Menurut pendapat ini, ibadah haji bisa dilakukan pada hari apa saja selama tiga bulan yang sudah ditetapkan, sebab selama tiga bulan itu merupakan waktu keabsahan untuk berhaji dan juga termasuk waktu keabsahan untuk wukuf, karena inti dari pelaksanakan haji adalah wukuf di Arafah. Jadi, pelaksanaan ibadah haji selama sepuluh hari bisa dibagi kedalam 12 shift selama rentang waktu tiga bulan tersebut agar jamaah haji tidak bertumpuk hanya pada satu waktu pelaksanaan haji saja. Namun pendapat tersebut bertentangan dengan pendapat para ulama yang menyatakan bahwa ibadah haji harus dilakukan pada hari-hari tertentu. Hal tersebut didasari oleh surat al-Baqarah ayat 189-197 dan diperkuat dengan hadist Rasulullah yang menyatakan bahwa inti haji itu adalah wukuf. Dan menurut ulama wukuf itu pada tanggal 9 Dzulhijjah sesuai dengan wukuf yang pernah dilaksanakan Rasulullah. Selain itu Rasulullah juga memerintahkan kepada kita untuk mengambil manasik dari beliau termasuk dalam waktu pelaksanaan wukuf. Dengan adanya pertentangan tersebut, pendapat agar pelaksanaan haji dilaksanakan dalam 12 shift tidak diterapkan. Sehingga sampai saat ini, panitia haji terus menerapkan berbagai peraturan haji sebagai upaya memperkecil kemungkinan terjadinya musibah apapun dalam pelaksanaan ibadah haji. Dan selalu menghimbau agar jamaah haji mematuhi peraturan-peraturan tersebut agar tujuan dari peraturan-peraturan tersebut dapat tercapai.

Simpulan
Ibadah haji sama halnya dengan ibadah pada ruku-rukun islam sebelumya selain syahadat, yaitu memiliki ketentuan waktu tertentu dan tidak bisa dilakukan kapan saja. Sudah sangat jelas disebutkan bahwa waktu pelaksanaan haji adalah beberapa bulan. Dengan puncak haji yaitu pada tanggal 9-13 Dzulhijjah pada saat wukuf di Arafah. Ibadah haji bisa dilakukan pada hari apa saja selama tiga bulan yang sudah ditetapkan. sebab selama tiga bulan itu merupakan waktu keabsahan untuk berhaji dan juga termasuk waktu keabsahan untuk wukuf, sebagaimana dikatakan Ibnu Katsir yang mengacu pendapat Imam Bukhari bahwa bulan bulan haji ialah Syawal, Dzulqa’dah, dan sepuluh hari bulan Dzulhijjah.

Bahan Bacaan
Amrurozi, S. (2016). Analisis Pemahaman Masdar Farid Mas’udi Tentang Ayat Waktu Pelaksanaan Haji. Semarang.

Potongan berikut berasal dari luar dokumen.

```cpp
int tn_grid_scatter_bin(const TnGrid& grid, const float* origins, const float* directions, const float* e_bins, const float* g_enc, int ld, int64_t N,
                        int S, float* d_origins, float* d_directions, void* scratch, hipStream_t stream, bool counters_zeroed, const DposArgs* cowork,
                        const FoldAdamHost* fold_adam) {
  const int64_t P = N * (int64_t)S;
  const int L = grid.num_levels;
  TN_REQUIRE(fold_adam == nullptr || (d_origins == nullptr && tn_fold_adam_takes(grid, P, scratch)), "tn_grid_scatter: the fold does not step this table (tn_fold_adam_takes)");
  if (seg_mode()) {
    SegK sk;
    int rc = seg_plan(grid, P, scratch, sk);
    if (rc) return rc;
    GridK gk = make_gridk(grid);
    const int blocks = (int)sk.NB;
    const int level_groups = seg_level_groups(L, sk.NB);
    TN_REQUIRE(cowork == nullptr || d_origins == nullptr, "tn_grid_scatter: co-work only beside a bin pass without a d position path of its own");
    if (d_origins != nullptr) {
      hipLaunchKernelGGL(k_seg_bin<true>, dim3(blocks, level_groups), dim3(BIN_THREADS), 0, stream, gk, origins, directions, e_bins, g_enc, ld, N, S, d_origins,
                         d_directions, level_groups, sk, DposArgs{}, 0, FoldAdamScal{});
    } else {
      int cw_blocks = 0;
      if (cowork != nullptr) {
        const int64_t tiles = tn_cdiv(cowork->N * (int64_t)cowork->S, 32);
        cw_blocks = (int)std::min<int64_t>(tn_cdiv(tn_cdiv(tiles, BIN_THREADS / 64), level_groups), 2048);
      }
      FoldAdamScal fs{};
      if (fold_adam != nullptr) {
        const FoldAdamHost& h = *fold_adam;
        fs = FoldAdamScal{h.state, h.skipped, h.flag, h.lag_index, h.step, h.max_steps, h.sched_step, h.lr, h.lr_final, h.beta1, h.beta2};
      }
      hipLaunchKernelGGL(k_seg_bin<false>, dim3(blocks + cw_blocks + (fold_adam ? 1 : 0), level_groups), dim3(BIN_THREADS), 0, stream, gk, origins, directions,
                         e_bins, g_enc, ld, N, S, d_origins, d_directions, level_groups, sk, cowork ? *cowork : DposArgs{}, cw_blocks, fs);
    }
    TN_CHECK_LAUNCH("tn_grid_scatter(bin, segmented)");
    return TN_OK;
  }
  TN_REQUIRE(cowork == nullptr, "tn_grid_scatter: co-work needs the segmented path (tn_grid_scatter_takes_cowork)");
  BinK bk;
  uint32_t nblk;
  int rc = bin_plan(grid, P, scratch, bk, nblk);
  if (rc) return rc;
  if (!counters_zeroed) {
    hipError_t e = hipMemsetAsync(bk.count, 0, (size_t)L * bk.nslices * 4 * bk.cstride, stream);
    TN_REQUIRE(e == hipSuccess, "tn_grid_scatter: memset failed: %s", hipGetErrorString(e));
  }
  GridK gk = make_gridk(grid);
  const int blocks = (int)tn_cdiv(P, BIN_THREADS);
  int level_groups = 1;
  while (level_groups < L && ((int64_t)blocks * level_groups < 256 * 6 || tn_cdiv(L, level_groups) * bk.nslices > BIN_MAX_COUNTERS)) level_groups *= 2;
  level_groups = std::min(level_groups, L);
  {
    static const int forced = env_int("TN_BIN_LEVEL_GROUPS", 0, 0, TN_MAX_LEVELS);
    if (forced > 0 && tn_cdiv(L, std::min(forced, L)) * bk.nslices <= BIN_MAX_COUNTERS) level_groups = std::min(forced, L);
  }
  if (d_origins != nullptr)
    hipLaunchKernelGGL(k_grid_bin<true>, dim3(blocks, level_groups), dim3(BIN_THREADS), 0, stream, gk, origins, directions, e_bins, g_enc, ld, N, S,
                       d_origins, d_directions, level_groups, bk);
  else
    hipLaunchKernelGGL(k_grid_bin<false>, dim3(blocks, level_groups), dim3(BIN_THREADS), 0, stream, gk, origins, directions, e_bins, g_enc, ld, N, S,
                       d_origins, d_directions, level_groups, bk);
  TN_CHECK_LAUNCH("tn_grid_scatter(bin)");
  return TN_OK;
}

int tn_grid_scatter_fold(const TnGrid& grid, int64_t P, void* scratch, int level_begin, int level_end, hipStream_t stream, const PoseFinishArgs* cowork,
                         const FoldAdamHost* fold_adam) {
  const int L = grid.num_levels;
  TN_REQUIRE(level_begin >= 0 && level_begin < level_end && level_end <= L, "tn_grid_scatter_fold: bad level range");
  TN_REQUIRE(cowork == nullptr || seg_mode(), "tn_grid_scatter_fold: co-work needs the segmented path (tn_grid_scatter_takes_cowork)");
  TN_REQUIRE(fold_adam == nullptr || (level_begin == 0 && level_end == L && fold_adam->p == grid.table && tn_fold_adam_takes(grid, P, scratch)),
             "tn_grid_scatter_fold: the fold does not step this table (tn_fold_adam_takes, the whole grid in one launch)");
  if (seg_mode()) {
    SegK sk;
    int rc = seg_plan(grid, P, scratch, sk);
    if (rc) return rc;
    GridK gk = make_gridk(grid);
    const size_t shmem = (size_t)(2u << sk.slice_log2) * sizeof(double) + (size_t)sk.segc * 8 + (FOLD_THREADS / 64) * 4;
    const int max_shmem = (int)((2u << TN_BIN_SLICE_LOG2) * sizeof(double) + 1024 * 8 + (FOLD_THREADS / 64) * 4);
    const uint32_t nblk = (uint32_t)(level_end - level_begin) * (uint32_t)sk.nslices * sk.chunks;
    const uint32_t pfb = cowork ? ((uint32_t)cowork->total_blocks + 7u) & ~7u : 0u;
    if (fold_adam != nullptr) {
      const FoldAdamHost& h = *fold_adam;
      FoldAdamPrep pr{};
      pr.grads = h.grads;
      pr.ncheck = h.ncheck;
      for (int k = 0; k < h.ncheck; ++k) { pr.off[k] = h.check_off[k]; pr.cnt[k] = h.check_cnt[k]; }
      pr.found_inf_flag = h.found_inf + h.flag;
      pr.state = h.state;
      pr.limit = FLT_MAX / (8.0f * (float)P);
      pr.wmax = sk.wmax;
      pr.row_words = sk.NB * (BIN_THREADS / 64); pr.row_stride = pr.row_words; pr.rows = (uint32_t)seg_level_groups(L, sk.NB);
      hipLaunchKernelGGL(k_fold_adam_prepare, dim3(1), dim3(1024), 0, stream, pr);
      TN_CHECK_LAUNCH("tn_grid_scatter(fold: prepare)");
      const AdamCoef c = adam_coef(0.f, 0.f, h.beta1, h.beta2, h.eps);
      FoldAdamK fa{reinterpret_cast<float2*>(h.p), reinterpret_cast<float2*>(h.m), reinterpret_cast<float2*>(h.v), h.state, h.found_inf + h.flag,
                   c.b1, c.b2, c.omb1, c.omb2, c.eps};
      (void)hipFuncSetAttribute(reinterpret_cast<const void*>(&k_seg_fold<true>), hipFuncAttributeMaxDynamicSharedMemorySize, max_shmem);
      hipLaunchKernelGGL(k_seg_fold<true>, dim3(nblk + pfb), dim3(FOLD_THREADS), shmem, stream, gk, sk, (uint32_t)level_begin, (uint32_t)(gk.grad_zero ? 1 : 0),
                         cowork ? *cowork : PoseFinishArgs{}, pfb, fa);
    } else {
      (void)hipFuncSetAttribute(reinterpret_cast<const void*>(&k_seg_fold<false>), hipFuncAttributeMaxDynamicSharedMemorySize, max_shmem);
      hipLaunchKernelGGL(k_seg_fold<false>, dim3(nblk + pfb), dim3(FOLD_THREADS), shmem, stream, gk, sk, (uint32_t)level_begin, (uint32_t)(gk.grad_zero ? 1 : 0),
                         cowork ? *cowork : PoseFinishArgs{}, pfb, FoldAdamK{});
    }
    TN_CHECK_LAUNCH("tn_grid_scatter(fold, segmented)");
    return TN_OK;
  }
  BinK bk;
  uint32_t nblk_all;
  int rc = bin_plan(grid, P, scratch, bk, nblk_all);
  if (rc) return rc;
  GridK gk = make_gridk(grid);
  const uint32_t first_block = bk.blk0[level_begin], nblk = bk.blk0[level_end] - bk.blk0[level_begin];
  const size_t shmem = (size_t)(2u << bk.slice_log2) * sizeof(double);
  (void)hipFuncSetAttribute(reinterpret_cast<const void*>(&k_grid_fold), hipFuncAttributeMaxDynamicSharedMemorySize,
                            (int)((2u << TN_BIN_SLICE_LOG2) * sizeof(double)));
  static int trace_on = env_int("TN_FOLD_TRACE", 0, 0, 1);
  static unsigned long long* trace_buf = nullptr;
  if (trace_on) {
    if (!trace_buf) (void)hipMalloc(&trace_buf, (size_t)1 << 22);
    (void)hipMemsetAsync(trace_buf, 0, (size_t)nblk_all * 128, stream);
    bk.trace = trace_buf;
  }
  hipLaunchKernelGGL(k_grid_fold, dim3(nblk), dim3(FOLD_THREADS), shmem, stream, gk, bk, first_block);
  if (trace_on) {
    std::vector<unsigned long long> h((size_t)nblk_all * 16);
    (void)hipStreamSynchronize(stream);
    (void)hipMemcpy(h.data(), trace_buf, h.size() * 8, hipMemcpyDeviceToHost);
    unsigned long long t0 = ~0ull, t1 = 0;
    for (uint32_t b = 0; b < nblk_all; ++b)
      if (h[16 * b]) { t0 = std::min(t0, h[16 * b]); t1 = std::max(t1, h[16 * b + 3]); }
    fprintf(stderr, "[fold trace] %u blocks, span %.1f us (wall clock 100 MHz)\n", nblk, (t1 - t0) / 100.0);
    if (const char* dump = getenv("TN_FOLD_TRACE_FILE")) {
      if (FILE* f = fopen(dump, "wb")) { fwrite(h.data(), 8, h.size(), f); fclose(f); }
    }
    for (int l = 0; l < L; ++l) {
      double a = 0, b2 = 0, c = 0, first = 1e30, last = 0; int n = 0;
      double st[9] = {0};
      for (uint32_t b = bk.blk0[l]; b < bk.blk0[l + 1]; ++b) {
        const unsigned long long* q = &h[16 * b];
        if (!q[0]) continue;
        ++n; a += (q[1] - q[0]) / 100.0; b2 += (q[2] - q[1]) / 100.0; c += (q[3] - q[2]) / 100.0;
        first = std::min(first, (q[0] - t0) / 100.0); last = std::max(last, (q[3] - t0) / 100.0);
        unsigned long long prev = q[1];
        for (int k = 0; k < 9; ++k) { if (q[4 + k]) { st[k] += (q[4 + k] - prev) / 100.0; prev = q[4 + k]; } }
      }
      if (n) fprintf(stderr, "  level %2d: %4d active blocks, mean us: setup %.1f passes %.1f flush %.1f; first start %.1f last end %.1f | 1st iteration: passes %.2f %.2f %.2f %.2f retries %.2f %.2f %.2f sync %.2f float-atomics %.2f\n", l, n, a / n, b2 / n, c / n, first, last,
                     st[0] / n, st[1] / n, st[2] / n, st[3] / n, st[4] / n, st[5] / n, st[6] / n, st[7] / n, st[8] / n);
    }
// ... 127 lines not shown
```

Baseline: 6.285 million rays/s.

## Fold Adam prepare kernel into bin and fold kernels

Removes the single-block k_fold_adam_prepare launch that sat between the bin and fold kernels. Its non-finite gradient check moves into extra threads of the scalar block in the bin kernel, plus an inline check on the emb/hw0 gradient updates. The encoded-max reduction now happens in two steps: per-block maxima are written in the bin kernel, and every fold block reduces them redundantly. This saves a serial single-block launch and its gap, but each fold block now does extra global reads, and the fused-or-fallback decision depends on the inf flag being visible across kernels.

After: 6.307 million rays/s (median of 4 runs). About the same (+0.3%).

```diff
diff --git a/nerfstudio-thermal_amd/csrc/tn_field_dpos.h b/nerfstudio-thermal_amd/csrc/tn_field_dpos.h
--- a/nerfstudio-thermal_amd/csrc/tn_field_dpos.h
+++ b/nerfstudio-thermal_amd/csrc/tn_field_dpos.h
@@ -6,11 +6,13 @@
   int64_t N; int S; int L; int64_t PT;
   float* d_origins; float* d_directions;
   float* cam_bias; uint32_t* fin_counter; const float* hw0; const float* emb; float* gemb; float* ghw0; int num_images;
+  float* nonfinite;
 };
 
 __device__ __forceinline__ void emb_finish_jobs(float* __restrict__ cam_bias, uint32_t* __restrict__ counter, const float* __restrict__ hw0,
                                                 const float* __restrict__ emb, float* __restrict__ gemb, float* __restrict__ ghw0, int num_images,
-                                                float* sums , int* flag , unsigned bid, unsigned nblk) {
+                                                float* sums , int* flag , unsigned bid, unsigned nblk,
+                                                float* nonfinite = nullptr) {
   const int t = threadIdx.x;
   const int njobs = num_images + 8;
   if ((int)bid >= njobs) return;
@@ -29,7 +31,11 @@
         float a = 0.0f;
         for (int f = 0; f < 32; ++f) a += hw0[(32 * half + f) * 63 + 31 + e] * sums[32 * half + f];
         a += __shfl_xor(a, 32, 64);
-        if (half == 0 && a != 0.0f) gemb[(int64_t)cam * 32 + e] += a;
+        if (half == 0 && a != 0.0f) {
+          const float r = gemb[(int64_t)cam * 32 + e] + a;
+          gemb[(int64_t)cam * 32 + e] = r;
+          if (nonfinite != nullptr && (r - r) != 0.0f) *nonfinite = 1.0f;
+        }
       }
       __syncthreads();
     } else {
@@ -41,7 +47,11 @@
           const float b = cam_bias[(int64_t)cam * 64 + f];
           if (b != 0.0f) a += b * emb[(int64_t)cam * 32 + e];
         }
-        if (a != 0.0f) ghw0[f * 63 + 31 + e] += a;
+        if (a != 0.0f) {
+          const float r = ghw0[f * 63 + 31 + e] + a;
+          ghw0[f * 63 + 31 + e] = r;
+          if (nonfinite != nullptr && (r - r) != 0.0f) *nonfinite = 1.0f;
+        }
       }
     }
   }
@@ -55,7 +65,7 @@
 }
 
 __device__ __forceinline__ void field_dpos_body(const DposArgs& a, unsigned bid, unsigned nblk, float* emb_sums , int* emb_flag) {
-  if (a.cam_bias != nullptr) emb_finish_jobs(a.cam_bias, a.fin_counter, a.hw0, a.emb, a.gemb, a.ghw0, a.num_images, emb_sums, emb_flag, bid, nblk);
+  if (a.cam_bias != nullptr) emb_finish_jobs(a.cam_bias, a.fin_counter, a.hw0, a.emb, a.gemb, a.ghw0, a.num_images, emb_sums, emb_flag, bid, nblk, a.nonfinite);
   const int64_t N = a.N, PT = a.PT;
   const int S = a.S, L = a.L;
   const int64_t P = N * (int64_t)S;
diff --git a/nerfstudio-thermal_amd/csrc/tn_scatter.hip b/nerfstudio-thermal_amd/csrc/tn_scatter.hip
--- a/nerfstudio-thermal_amd/csrc/tn_scatter.hip
+++ b/nerfstudio-thermal_amd/csrc/tn_scatter.hip
@@ -630,15 +630,35 @@
   uint32_t merge_mask;
   uint32_t segc;
   uint32_t chunks;
-  uint32_t* wmax;
+  uint32_t* bmax;
 };
 struct FoldAdamScal {
   float* state;
   const int32_t* skipped;
   int flag, lag_index, step, max_steps, sched_step;
   double lr, lr_final, beta1, beta2;
+  const float* grads;
+  float* found_inf_flag;
+  int ncheck;
+  int64_t check_off[TN_TRAIN_STEP_MAX_RANGES], check_cnt[TN_TRAIN_STEP_MAX_RANGES];
 };
 __device__ __forceinline__ void fold_adam_scalars_block(const FoldAdamScal& a, double* s_term ) {
+  if (threadIdx.x >= 256) {
+    const int64_t nt = (int64_t)blockDim.x - 256, t0 = (int64_t)threadIdx.x - 256;
+    bool bad = false;
+    for (int k = 0; k < a.ncheck; ++k) {
+      const float* base = a.grads + a.check_off[k];
+      const int64_t cnt = a.check_cnt[k];
+      for (int64_t i0 = t0; i0 < cnt; i0 += 8 * nt) {
+        float x[8];
+#pragma unroll
+        for (int u = 0; u < 8; ++u) { const int64_t i = i0 + u * nt; x[u] = i < cnt ? base[i] : 0.0f; }
+#pragma unroll
+        for (int u = 0; u < 8; ++u) bad = bad || ((x[u] - x[u]) != 0.0f);
+      }
+    }
+    if (bad) *a.found_inf_flag = 1.0f;
+  }
   if ((threadIdx.x & 63) == 0 && threadIdx.x < 256) {
     const int w = threadIdx.x >> 6;
     const int sk = a.skipped ? a.skipped[a.flag] : 0;
@@ -806,7 +826,14 @@
   if (!WANT_DPOS && fs.state != nullptr) {
 #pragma unroll
     for (int o2 = 32; o2 >= 1; o2 >>= 1) gmax = max(gmax, (uint32_t)__shfl_xor((int)gmax, o2, 64));
-    if (lane == 0) sk.wmax[((size_t)blockIdx.y * sk.NB + bx) * (BIN_THREADS / 64) + wv] = gmax;
+    if (lane == 0) s_cnt[wv] = gmax;
+    __syncthreads();
+    if (tid == 0) {
+      uint32_t m = s_cnt[0];
+#pragma unroll
+      for (int w = 1; w < BIN_THREADS / 64; ++w) m = max(m, s_cnt[w]);
+      sk.bmax[(size_t)blockIdx.y * sk.NB + bx] = m;
+    }
   }
   if (WANT_DPOS) {
     float wxg, wyg, wzg;
@@ -836,10 +863,14 @@
 
 struct FoldAdamK {
   float2 *p, *m, *v;
-  const float* state;
+  float* state;
   const float* found_inf;
   float b1, b2, omb1, omb2, eps;
+  const uint32_t* bmax;
+  uint32_t nmax;
+  float limit;
 };
+#define FOLD_MAX_WORDS 4
 #ifndef FOLD_ADAM_BATCH
 #define FOLD_ADAM_BATCH 2
 #endif
@@ -851,8 +882,6 @@
     if ((int)blockIdx.x < pf.total_blocks) pose_finish_body(pf, (int)blockIdx.x);
     return;
   }
-  const bool fused = ADAM && fa.state[1] == TN_FOLD_ADAM_FUSED;
-  if (fused && *fa.found_inf != 0.0f) return;
   const uint32_t fb = blockIdx.x - pf_blocks;
   const int tid = threadIdx.x, lane = tid & 63, wave = tid >> 6;
   const uint32_t ns = (uint32_t)sk.nslices, per_level = ns * sk.chunks;
@@ -865,8 +894,19 @@
   uint32_t* s_h = reinterpret_cast<uint32_t*>(s_mem + 4 * slots);
   uint32_t* s_pre = s_h + sk.segc;
   uint32_t* s_tot = s_pre + sk.segc;
+  uint32_t* s_max = s_tot + FOLD_THREADS / 64;
   const uint32_t b0 = ch * sk.segc, nseg = min(sk.segc, sk.NB - b0);
   const uint32_t my_h = (uint32_t)tid < nseg ? sk.hdr[((size_t)l * ns + sl) * sk.NB + b0 + tid] : 0u;
+  uint32_t mx = 0u;
+  float inf_flag = 0.0f;
+  if (ADAM) {
+    uint32_t w[FOLD_MAX_WORDS];
+#pragma unroll
+    for (int u = 0; u < FOLD_MAX_WORDS; ++u) w[u] = fa.bmax[min((uint32_t)tid + u * FOLD_THREADS, fa.nmax - 1u)];
+    inf_flag = *fa.found_inf;
+#pragma unroll
+    for (int u = 0; u < FOLD_MAX_WORDS; ++u) mx = max(mx, w[u]);
+  }
   {
     float4* z = reinterpret_cast<float4*>(s_mem);
     for (uint32_t t = tid; t < slots; t += FOLD_THREADS) z[t] = make_float4(0.f, 0.f, 0.f, 0.f);
@@ -882,10 +922,28 @@
     if ((uint32_t)tid < nseg) { s_h[tid] = my_h; s_pre[tid] = inc - c; }
     if (lane == 63) s_tot[wave] = inc;
   }
+  if (ADAM) {
+#pragma unroll
+    for (int o = 32; o >= 1; o >>= 1) mx = max(mx, (uint32_t)__shfl_xor((int)mx, o, 64));
+    if (lane == 0) s_max[wave] = mx;
+  }
   __syncthreads();
   uint32_t total = 0;
 #pragma unroll
   for (int w = 0; w < FOLD_THREADS / 64; ++w) total += s_tot[w];
+  bool fused = false;
+  if (ADAM) {
+    mx = s_max[0];
+#pragma unroll
+    for (int w = 1; w < FOLD_THREADS / 64; ++w) mx = max(mx, s_max[w]);
+    const float enc_max = __uint_as_float((uint32_t)__builtin_amdgcn_readfirstlane((int)mx));
+    fused = enc_max <= fa.limit;
+    if (fb == 0 && tid == 0) {
+      fa.state[0] = enc_max;
+      fa.state[1] = fused ? TN_FOLD_ADAM_FUSED : TN_FOLD_ADAM_FELL_BACK;
+    }
+    if (fused && inf_flag != 0.0f) return;
+  }
   if (total == 0 && !fused) return;
   const bool split = sk.chunks > 1;
   const bool store = grad_zero_promise && !split;
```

Ida Ningsih, N. P. (2020). Kebijakan Redaksi Media di Indonesia Dalam Pemberitaan Haji Tahun 2019. Islamic Communication Journal Vol. 5, No. 2, 158-202.
Sukayat, T. (2016). Manajemen Haji, Umrah, dan Wisata Agama. Bandung: Simbiosa Rekatama Media.
Syarif, F. (2020). Pelaksanaan Haji di Luar Bulan Dzulhijjah. Jurnal Kajian Keislaman dan Kemasyarakatan Vol. 5, No. 1, 62-84.
Zaki, M. I. (2010). Waktu Pelaksanaan Haji Berdasarkan Ayat 197 Surat Al-Baqarah (Perbandingan antara Tafsir Al-Quran al-Azhim dan Tafsir al-Munir). Surabaya.